(Yonhap)
South Korea plans to alleviate liquor regulations to assist struggling manufacturers and distributors, officials said Tuesday.
The new rules, if approved by the National Assembly, will allow alcoholic drink companies to partly consign their production to original equipment manufacturers and also to produce non-alcoholic by-products at their facilities. When it comes to minor changes in products, the current approval process would be replaced by a simple reporting requirement for efficiency.
“(The government) plans to support the growth of the liquor industry through a series of additional deregulation measures in manufacturing, distribution and sales,” the Ministry of Economy and Finance and the National Tax Service said in a joint release.
Authorities also vowed to revise conventional regulations that are at odds with the actual consumer trend and market reality.
The key driver for fiscal authorities was the sluggish pace of growth in the domestic alcohol industry, especially compared with imported products.
While imported products saw their delivery volume soar by 24.4 percent from 2014 to 2018, domestic products only marked 2.5 percent growth during the same period, according to data by the NTS.
A major upcoming change is that liquor manufacturers will be allowed to freely outsource products to OEMs.
For example, a draft beer company that wished to add canned beer products could not outsource such production to another company due to licensing issues. The current regulations state that alcoholic product manufacturing licenses be issued for the manufacturing site, which means that a specific business unit may not outsource production to a separate facility.
Under the revised rules, however, such OEM production will be permitted as long as the consignee company holds the required license.
As for minor changes that do not affect the quality or safety of the given products -- such as small adjustments in ingredient combination percentage -- a simple report will do, without the current approval process.
The sale licensing process, which currently takes more than a month, will be shortened as authorities will run a two-track approval process for manufacturing procedures and liquor quality. The administrative move is expected to cut down the entire process by half to around two weeks, officials added.
Reflecting the contact-free culture amid COVID-19 and the consequent needs for home drinking, there have been calls that restrictions on alcoholic delivery should be eased.
As of now, online purchase and deliver is only allowed for traditional alcoholic drinks. Other types of alcoholic drinks may only be delivered on the sidelines of food -- for instance, bottled beer along with fried chicken.
This suggestion, however, was eventually rejected mostly due to concerns on underage drinking, a stance led by the Ministry of Health and Welfare and the Ministry of Gender Equality and Family.

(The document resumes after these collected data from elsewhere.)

int cq_msm_bucket_sums_dev(cq_ctx* ctx, const uint64_t* const* bases_dev, size_t arrays, int packed, const uint32_t* index_dev, size_t n,
                           size_t buckets, uint64_t* out_dev);

int cq_eval_polynomial(cq_ctx* ctx, const uint64_t* poly, size_t n, const uint64_t point[4], uint64_t out[4]);
int cq_eval_polynomial_dev(cq_ctx* ctx, const uint64_t* poly_dev, size_t n, const uint64_t point[4], uint64_t out[4]);
int cq_kate_division(cq_ctx* ctx, const uint64_t* a, size_t n, const uint64_t b[4], uint64_t* q);
int cq_kate_division_dev(cq_ctx* ctx, const uint64_t* a_dev, size_t n, const uint64_t b[4], uint64_t* q_dev);
int cq_batch_invert(cq_ctx* ctx, uint64_t* a, size_t n);
int cq_batch_invert_dev(cq_ctx* ctx, uint64_t* a_dev, size_t n);

typedef struct {
  const uint64_t* num;
  const uint32_t* den_rows;
  const uint64_t* den;
  size_t den_count;
} cq_assigned_column;
int cq_batch_invert_assigned_dev(cq_ctx* ctx, const cq_assigned_column* cols, size_t ncols, size_t n, uint64_t* const* out_dev);
int cq_batch_invert_assigned(cq_ctx* ctx, const cq_assigned_column* cols, size_t ncols, size_t n, uint64_t* const* out);

int cq_domain_create(cq_ctx* ctx, uint32_t j, uint32_t k, cq_domain** out);
void cq_domain_destroy(cq_domain* domain);
uint32_t cq_domain_k(const cq_domain* domain);
uint32_t cq_domain_extended_k(const cq_domain* domain);
int cq_domain_constants(const cq_domain* domain, uint64_t omega[4], uint64_t omega_inv[4],
                        uint64_t extended_omega[4], uint64_t ifft_divisor[4]);
int cq_lagrange_to_coeff(cq_domain* domain, uint64_t* a);
int cq_coeff_to_extended(cq_domain* domain, const uint64_t* a, uint64_t* out);
int cq_extended_to_coeff(cq_domain* domain, const uint64_t* a, uint64_t* out);
int cq_lagrange_to_coeff_dev(cq_domain* domain, const uint64_t* in_dev, uint64_t* out_dev, uint32_t batch);
int cq_coeff_to_extended_dev(cq_domain* domain, const uint64_t* in_dev, uint64_t* out_dev, uint32_t batch);
int cq_extended_to_coeff_dev(cq_domain* domain, const uint64_t* in_dev, uint64_t* out_dev);

int cq_params_create(cq_ctx* ctx, uint32_t k, const uint64_t* g, const uint64_t* g_lagrange, cq_params** out);
int cq_params_setup_from_toxic_waste(cq_ctx* ctx, uint32_t k, const uint64_t s[4], cq_params** out);
int cq_fixed_base_mul_dev(cq_ctx* ctx, const uint64_t* scalars_dev, size_t n, uint64_t* out_affine_dev);
int cq_params_read_raw(cq_ctx* ctx, const uint8_t* buf, size_t len, int checked, cq_params** out);
int cq_params_write_raw(cq_params* params, uint8_t* buf, size_t cap, size_t* written);
#define CQ_SERDE_PROCESSED 0
#define CQ_SERDE_RAW_BYTES 1
#define CQ_SERDE_RAW_BYTES_UNCHECKED 2
int cq_g1_decompress_dev(cq_ctx* ctx, const uint8_t* bytes_dev, size_t n, uint64_t* out_affine_dev, size_t* first_bad);
int cq_g1_compress_dev(cq_ctx* ctx, const uint64_t* affine_dev, size_t n, uint8_t* bytes_dev);
int cq_fr_from_repr_dev(cq_ctx* ctx, const uint8_t* bytes_dev, size_t n, uint64_t* out_dev, size_t* first_bad);
int cq_fr_to_repr_dev(cq_ctx* ctx, const uint64_t* in_dev, size_t n, uint8_t* bytes_dev);
int cq_params_read(cq_ctx* ctx, const uint8_t* buf, size_t len, int format, cq_params** out);
int cq_params_write(cq_params* params, int format, uint8_t* buf, size_t cap, size_t* written);
size_t cq_params_serialized_size(const cq_params* params, int format);
int cq_g2_decompress_dev(cq_ctx* ctx, const uint8_t* bytes_dev, size_t n, uint64_t* out_affine_dev, size_t* first_bad);
int cq_g2_compress_dev(cq_ctx* ctx, const uint64_t* affine_dev, size_t n, uint8_t* bytes_dev);
int cq_params_set_g2(cq_params* params, const uint64_t g2[16], const uint64_t s_g2[16]);
int cq_params_g2(const cq_params* params, uint64_t g2[16], uint64_t s_g2[16]);
int cq_params_read_full(cq_ctx* ctx, const uint8_t* buf, size_t len, int format, cq_params** out);
int cq_params_write_full(cq_params* params, int format, uint8_t* buf, size_t cap, size_t* written);
size_t cq_params_serialized_size_full(const cq_params* params, int format);
int cq_g_to_lagrange_dev(cq_ctx* ctx, const uint64_t* g_dev, uint32_t k, uint64_t* g_lagrange_dev);
int cq_g_to_lagrange_windowed_dev(cq_ctx* ctx, const uint64_t* g_dev, uint32_t k, uint64_t* g_lagrange_dev);
int cq_params_from_powers(cq_ctx* ctx, uint32_t k, const uint64_t* g, int g_on_device, cq_params** out);
int cq_params_downsize(cq_params* params, uint32_t k, cq_params** out);
void cq_params_destroy(cq_params* params);
const uint64_t* cq_params_g_dev(const cq_params* params);
const uint64_t* cq_params_g_lagrange_dev(const cq_params* params);
int cq_commit(cq_params* params, const uint64_t* poly, size_t len, uint64_t out_jac[12]);
int cq_commit_lagrange(cq_params* params, const uint64_t* poly, size_t len, uint64_t out_jac[12]);
int cq_commit_dev(cq_params* params, const uint64_t* poly_dev, size_t len, uint64_t out_jac[12]);
int cq_commit_lagrange_dev(cq_params* params, const uint64_t* poly_dev, size_t len, uint64_t out_jac[12]);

These series of deregulatory revisions will be submitted and reviewed at this year’s regular parliamentary sessions so that the changes may be announced by the end of the year, according to the ministry.
“Unlike in the past, when liquor policies were mostly about supervising and collecting related taxes, it has now become important to promote the competitiveness of the industry in general,” the ministry said.
As of 2018, liquor tax accounted for a mere 0.9 percent of total national tax revenue, according to data compiled by the NTS. The corresponding figure has been on a steady decline over the past decades -- from 5.9 percent in 1970 to 5.5 percent in 1980, 3.8 percent in 1990, 2.4 percent in 2000 and 1.3 percent in 2010.